Deputy Assistant Secretary of State Brett McGurk visits Camp Hurriya


Iraq.usambassy.gov, September 16, 2013 Deputy Assistant Secretary of State Brett McGurk visited Camp Hurriya in Baghdad, September 16, accompanied by Gyorgy Busztin, Deputy Special Representative of the Secretary General for the United Nations Assistance Mission for Iraq (UNAMI). DAS McGurk met with senior representatives from the Mujahedine-e-Khalq (MEK), as well as officials from the United Nations High Commission for Refugees (UNHCR). He expressed his condolences to the survivors of the recent Camp Ashraf attack and emphasized the priority of the U.S. Government to ensure the safety and security of the residents of Camp Hurriya. He praised the efforts of UNAMI, and Mr. Busztin personally, to ensure the safe and secure relocation of the survivors from Camp Ashraf to Camp Hurriya last week. He also discussed issues related to the safe, permanent, and secure relocation of the camps residents outside of Iraq, and affirmed the U.S. policy to take active measures in support of such relocation to third countries as soon as possible. DAS McGurk encouraged the residents to cooperate fully with the UNHCR process to facilitate their safe and permanent relocation outside of Iraq. Finally, he thanked UNAMI and UNHCR for their tireless efforts in Iraq and ensured the ongoing cooperation and support for their efforts by the United States.

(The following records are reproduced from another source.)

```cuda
void tc_release(TcScratch& s) {
    if (!s.impl) return;
    TcScratchImpl* m = s.impl;
    m->xnorm.release(); m->qnorm.release(); m->misc.release(); m->thr_g.release(); m->list_cnt.release();
    m->pair_off.release(); m->cursor.release(); m->pair_q.release(); m->pair_slot.release(); m->n_items.release();
    m->items.release(); m->items_w.release(); m->partial.release(); m->shortlist.release(); m->row_stamp.release();
    m->prof.release(); m->list_order.release(); m->live_ids.release(); m->rs[0].xnorm.release(); m->rs[1].xnorm.release(); m->fitems.release();
    m->cnorm.release(); m->dense.release(); m->coarse.release(); m->citems.release();
    if (m->ev_fork) cudaEventDestroy(m->ev_fork);
    if (m->ev_join) cudaEventDestroy(m->ev_join);
    if (m->side) cudaStreamDestroy(m->side);
    delete m;
    s.impl = nullptr;
}

#define TCK(call)                                                                      \
    do {                                                                               \
        cudaError_t e__ = (call);                                                      \
        if (e__ != cudaSuccess) {                                                      \
            if (err) *err = std::string("CUDA error: ") + cudaGetErrorString(e__) + " at " #call; \
            cudaGetLastError();                                                        \
            return e__ == cudaErrorMemoryAllocation ? FVDB_ERR_OOM : FVDB_ERR_CUDA;    \
        }                                                                              \
    } while (0)

static char tc_kernel_choice(uint32_t D, int sm_count) {
    const char* kenv = getenv("FVDB_TC_KERNEL");
    char c = (kenv && kenv[0] == 'R') ? 'R' : 'W';
    if (c == 'W' && (D > 384 || sm_count < 2)) c = 'R';
    return c;
}

static cudaError_t launch_wide(TcScratchImpl* m, const CUtensorMap& tmap, TcScanParams& p, uint32_t KB, int sm_count,
                               size_t* dev_bytes, cudaStream_t st, cudaEvent_t ev0) {
    const uint32_t kbs = wide_pick_kbs(KB);
    uint32_t stages = wide_pick_stages(KB, kbs);
    if (const char* e = getenv("FVDB_TC_STAGES")) { const uint32_t v = (uint32_t)atoi(e); if (v >= 2 && v < stages) stages = v; }
// ... 103 lines not shown
            TCK(cudaStreamSynchronize(st));
            m->list_order_n = a.nlist;
        }
        m->tmap_rows = a.rows;
        m->tmap_n = a.n_rows;
        s.arena_dirty = false;
    }

    const size_t n_pairs = (size_t)nq * np;
    const char kch = tc_kernel_choice(D, a.sm_count);
    uint32_t wide_min = 0;
    if (kch == 'W') {
        wide_min = TC_WIDE_MIN_QUERIES;
        if (const char* e = getenv("FVDB_TC_WIDE_MIN")) wide_min = (uint32_t)std::max(1, atoi(e));
    }
    const bool use_wide = wide_min != 0;
    const uint32_t tile_q = TC_TILE_Q;
    uint32_t n_split = 1, rows_cap = 0;
    {
        uint32_t want = TC_SPLIT_MAX;
        if (const char* e = getenv("FVDB_TC_SPLIT")) want = std::min<uint32_t>(std::max(1, atoi(e)), 16u);
        const uint32_t unit = (uint32_t)R2_ROWS;
        if (want > 1 && m->max_list_len > TC_SPLIT_MIN_ROWS) {
            rows_cap = std::max<uint32_t>(TC_SPLIT_MIN_ROWS / 2, ((m->max_list_len + want - 1) / want + unit - 1) / unit * unit);
            n_split = (m->max_list_len + rows_cap - 1) / rows_cap;
            if (n_split <= 1) { n_split = 1; rows_cap = 0; }
        }
    }
    const uint32_t prows = (use_wide ? (uint32_t)W_SUBROWS : 1u) * n_split;
    const size_t max_items = ((size_t)a.nlist + (n_pairs + tile_q - 1) / tile_q) * n_split + 1;
    const size_t max_items_w = use_wide ? ((size_t)a.nlist + (n_pairs + W_NQ - 1) / W_NQ) * n_split + 1 : 0;
    TCK(m->qnorm.ensure(nq, dev_bytes));
    TCK(m->thr_g.ensure(nq, dev_bytes));
    TCK(m->list_cnt.ensure(a.nlist + 1, dev_bytes));
    TCK(m->pair_off.ensure(a.nlist + 2, dev_bytes));
    TCK(m->cursor.ensure(a.nlist + 1, dev_bytes));
    TCK(m->pair_q.ensure(n_pairs, dev_bytes));
    TCK(m->pair_slot.ensure(n_pairs, dev_bytes));
    TCK(m->n_items.ensure(8, dev_bytes));
    TCK(m->items.ensure(max_items, dev_bytes));
    if (use_wide) TCK(m->items_w.ensure(max_items_w, dev_bytes));
    TCK(m->partial.ensure(n_pairs * prows * TC_KP, dev_bytes));
    TCK(m->shortlist.ensure((size_t)nq * TC_KP, dev_bytes));

    {
        const uint32_t blocks = (uint32_t)std::min<uint64_t>(((uint64_t)nq * 32 + 255) / 256, (uint64_t)a.sm_count * 8);
        const char* dbg = getenv("FVDB_TC_DEBUG");
        const bool reset_bounds = !(dbg && (atoi(dbg) & 512)) && !a.thr_ext;
        row_norms_kernel<<<blocks, 256, 0, st>>>(a.Q, nq, D, m->qnorm.p, nullptr, reset_bounds ? m->thr_g.p : nullptr,
                                                 F32_INF_BITS, a.d_nan);
        TCK(cudaGetLastError());
        (*launches) += 1;
    }
    const uint64_t* coarse_keys = a.coarse_keys;
    if (!coarse_keys) {
        if (D > 384 || np > TC_MAX_NPROBE_COARSE) { if (err) *err = "TC coarse step unsupported for this shape"; return FVDB_ERR_INVALID_ARG; }
        if (s.centroids_dirty || m->tmap_cent_ptr != a.centroids || m->tmap_cent_n != a.nlist) {
            TCK(m->cnorm.ensure(a.nlist, dev_bytes));
            TCK(cudaMemsetAsync(m->misc.p + 4, 0, 4, st));
            const uint32_t blocks = (uint32_t)std::min<uint64_t>(((uint64_t)a.nlist * 32 + 255) / 256, (uint64_t)a.sm_count * 8);
            row_norms_kernel<<<blocks, 256, 0, st>>>(a.centroids, a.nlist, D, m->cnorm.p, m->misc.p + 4);
            TCK(cudaGetLastError());
            (*launches)++;
            EncodeTiledFn enc = get_encode_fn();
            if (!enc) { if (err) *err = "cuTensorMapEncodeTiled unavailable"; return FVDB_ERR_CUDA; }
            const cuuint64_t gdim[2] = {D, a.nlist};
            const cuuint64_t gstride[1] = {(cuuint64_t)D * 4};
            const cuuint32_t box[2] = {TC_KB_FLOATS, Q1_N};
            const cuuint32_t estr[2] = {1, 1};
            CUresult r = enc(&m->tmap_cent, CU_TENSOR_MAP_DATA_TYPE_FLOAT32, 2, const_cast<float*>(a.centroids), gdim,
                             gstride, box, estr, CU_TENSOR_MAP_INTERLEAVE_NONE, CU_TENSOR_MAP_SWIZZLE_128B,
                             CU_TENSOR_MAP_L2_PROMOTION_L2_256B, CU_TENSOR_MAP_FLOAT_OOB_FILL_NONE);
            if (r != CUDA_SUCCESS) { if (err) *err = "cuTensorMapEncodeTiled (centroids) failed"; return FVDB_ERR_CUDA; }
            m->tmap_cent_ptr = a.centroids;
            m->tmap_cent_n = a.nlist;
            s.centroids_dirty = false;
        }
        const uint32_t ld = (a.nlist + 63) / 64 * 64;
        const uint32_t n_qg = (nq + Q1_M - 1) / Q1_M;
        const uint32_t tiles = ld / 64;
        uint32_t n_chunks = std::max(1u, std::min(tiles, ((uint32_t)a.sm_count + n_qg - 1) / n_qg));
        const uint32_t chunk_rows = ((tiles + n_chunks - 1) / n_chunks) * 64;
        n_chunks = (ld + chunk_rows - 1) / chunk_rows;
        const uint32_t n_citems = n_qg * n_chunks;
        TCK(m->dense.ensure((size_t)nq * ld, dev_bytes));
        TCK(m->coarse.ensure((size_t)nq * np, dev_bytes));
        TCK(m->citems.ensure(n_citems, dev_bytes));
        coarse_items_kernel<<<(n_citems + 127) / 128, 128, 0, st>>>(m->citems.p, nq, a.nlist, chunk_rows, n_chunks,
                                                                     m->n_items.p + 2);
        TCK(cudaGetLastError());
        TcScanParams cp{};
        cp.items = m->citems.p; cp.item_count = m->n_items.p + 2; cp.Q = a.Q; cp.qnorm = m->qnorm.p; cp.D = D; cp.KB = KB;
        cp.xnorm = m->cnorm.p; cp.ids = nullptr; cp.P = 1; cp.partial = nullptr; cp.thr_g = nullptr;
        cp.work_counter = m->n_items.p + 3;
        TCK(cudaMemsetAsync(cp.work_counter, 0, 4, st));
        cp.dense_out = m->dense.p; cp.dense_ld = ld;
        uint32_t kbs = 1;
        for (uint32_t c : {4u, 3u, 2u}) if (KB % c == 0) { kbs = c; break; }
        uint32_t stages = q1_pick_stages(KB, kbs);
        cp.stages = stages; cp.kbs = kbs;
        if (!m->smem_attr_set_q) {
            TCK(cudaFuncSetAttribute(tc_scan_q_kernel, cudaFuncAttributeMaxDynamicSharedMemorySize, 232448));
            m->smem_attr_set_q = true;
        }
        tc_scan_q_kernel<<<std::min<uint32_t>((uint32_t)a.sm_count, n_citems), TC_THREADS,
                           tc_scan_q_smem_bytes(stages, kbs) + 1024, st>>>(m->tmap_cent, cp);
        TCK(cudaGetLastError());
        const uint32_t KC = std::min(np + 32, 128u);
        const size_t sel_smem = coarse_select_smem_bytes(D, KC);
        TCK(rerank_prepare(m));
        coarse_select_kernel<8><<<nq, 128, sel_smem, st>>>(m->dense.p, ld, a.centroids, a.Q, m->qnorm.p,
                                                          m->misc.p + 4, nq, a.nlist, D, np, KC,
                                                          m->coarse.p, a.d_fallback_count, a.d_fallback_idx);
        TCK(cudaGetLastError());
        (*launches) += 3;
        coarse_keys = m->coarse.p;
        if (a.coarse_out) TCK(cudaMemcpyAsync(a.coarse_out, m->coarse.p, (size_t)nq * np * 8, cudaMemcpyDeviceToDevice, st));
    }
    if (a.coarse_only) return FVDB_OK;
    TCK(launch_probe_bucketing(coarse_keys, nq, np, a.list_off, a.nlist, tile_q, m->list_cnt.p, m->pair_off.p,
                               m->cursor.p, m->pair_q.p, m->pair_slot.p, m->items.p, m->n_items.p, a.d_scanned_rows, st,
                               (m->list_order_n == a.nlist && !getenv("FVDB_TC_NO_ORDER")) ? m->list_order.p : nullptr,
                               getenv("FVDB_TC_ORDER_NEAR") != nullptr, rows_cap, wide_min, (uint32_t)W_NQ,
                               use_wide ? m->items_w.p : nullptr, m->n_items.p + 6, getenv("FVDB_TC_W_ORDER") != nullptr,
                               (m->list_order_n == a.nlist && !getenv("FVDB_TC_NO_ORDER")) ? m->live_ids.p : nullptr, m->n_live));
    (*launches) += 3;
    uint32_t stamp = 0;
    TCK(m->next_stamp(n_pairs * prows, dev_bytes, st, &stamp));

    TcScanParams p{};
    p.items = m->items.p; p.item_count = m->n_items.p; p.pair_q = m->pair_q.p; p.pair_slot = m->pair_slot.p;
    p.Q = a.Q; p.qnorm = m->qnorm.p; p.D = D; p.KB = KB; p.xnorm = m->xnorm.p; p.ids = a.ids;
    p.tomb = a.tomb; p.tomb_bits = a.tomb_bits; p.filt = a.filt; p.filt_bits = a.filt_bits;
    p.P = np; p.S = prows; p.partial = m->partial.p; p.thr_g = a.thr_ext ? a.thr_ext : m->thr_g.p;
    p.row_stamp = m->row_stamp.p; p.stamp = stamp;
    p.n_peer = a.thr_ext ? std::min(a.n_peers, TC_MAX_PEERS) : 0u;
    for (uint32_t r = 0; r < p.n_peer; ++r) p.thr_peer[r] = a.thr_peers[r];
    p.rows_raw = a.rows; p.rows_bytes = a.n_rows * (uint64_t)D * 4;
    p.work_counter = m->n_items.p + 1;
    {
        const char* dbg = getenv("FVDB_TC_DEBUG");
        p.debug = dbg ? (uint32_t)atoi(dbg) : 0u;
    }
    const bool wide_first_env = [] { const char* oe = getenv("FVDB_TC_ORDER"); return oe && oe[0] == 'W'; }();
    const bool fork_wide = use_wide && !wide_first_env && !(p.debug & 128u) && getenv("FVDB_TC_FORK") != nullptr;
    if (fork_wide && !m->side) {
        TCK(cudaStreamCreateWithFlags(&m->side, cudaStreamNonBlocking));
        TCK(cudaEventCreateWithFlags(&m->ev_fork, cudaEventDisableTiming));
        TCK(cudaEventCreateWithFlags(&m->ev_join, cudaEventDisableTiming));
    }
    p.scan_sms = a.scan_sms;
    TCK(cudaMemsetAsync(p.work_counter, 0, 4, st));
    if (use_wide) TCK(cudaMemsetAsync(m->n_items.p + 7, 0, 4, st));
    if (a.wait_before_scan) TCK(cudaStreamWaitEvent(st, a.wait_before_scan, 0));
    if (a.ev_scan0) TCK(cudaEventRecord(a.ev_scan0, st));
    if (fork_wide) TCK(cudaEventRecord(m->ev_fork, st));
    auto run_wide = [&]() -> int {
    if (use_wide) {
        TcScanParams pw = p;
        pw.items = m->items_w.p; pw.item_count = m->n_items.p + 6; pw.work_counter = m->n_items.p + 7;
        if (fork_wide) {
            TCK(cudaStreamWaitEvent(m->side, m->ev_fork, 0));
            TCK(launch_wide(m, m->tmap_w, pw, KB, a.sm_count, dev_bytes, m->side, nullptr));
            TCK(cudaEventRecord(m->ev_join, m->side));
            TCK(cudaStreamWaitEvent(st, m->ev_join, 0));
        } else {
            TCK(launch_wide(m, m->tmap_w, pw, KB, a.sm_count, dev_bytes, st, nullptr));
        }
        (*launches)++;
    }
    return FVDB_OK;
    };
    auto run_narrow = [&]() -> int {
    {
        uint32_t stages = std::min<uint32_t>(12u, (uint32_t)(R2_NSLOT - 2 - R2_NBUF) * KB);
        while (stages > 2 && tc_scan_smem_bytes(KB, stages) + R2_SLACK > 232448) --stages;
        if (const char* e = getenv("FVDB_TC_STAGES")) { const uint32_t v = (uint32_t)atoi(e); if (v >= 2 && v < stages) stages = v; }
        p.stages = stages;
        const size_t smem = tc_scan_smem_bytes(KB, stages) + R2_SLACK;
        if (smem > 232448) { if (err) *err = "TC scan does not fit shared memory for this dim"; return FVDB_ERR_INVALID_CONFIG; }
        if (!m->smem_attr_set) {
            TCK(cudaFuncSetAttribute(tc_scan_kernel, cudaFuncAttributeMaxDynamicSharedMemorySize, 232448));
            m->smem_attr_set = true;
        }
        uint32_t grid = (uint32_t)std::min<size_t>((size_t)a.sm_count, max_items);
        if (p.scan_sms && p.scan_sms < grid) grid = p.scan_sms;
        if (p.debug & 128u) {
            TCK(m->prof.ensure((size_t)grid * 48, dev_bytes));
            TCK(cudaMemsetAsync(m->prof.p, 0, (size_t)grid * 48 * 8, st));
            p.prof = m->prof.p;
        }
        tc_scan_kernel<<<grid, R2_THREADS, smem, st>>>(m->tmap_arena, p);
        TCK(cudaGetLastError());
// ... 133 lines not shown
```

In this photo taken on Wednesday, Sept. 11, 2013, members of Iranian exile group People's Mujahedeen Organization of Iran leave Camp Ashraf in Khalis, north of Baghdad, Iraq. The remaining 42 residents of the Iranian dissident camp that was the scene of a disputed outbreak of violence last week left the compound Wednesday to join their comrades at another camp near Baghdad airport, according to Iraqi officials and representatives for the exiles. (AP Photo)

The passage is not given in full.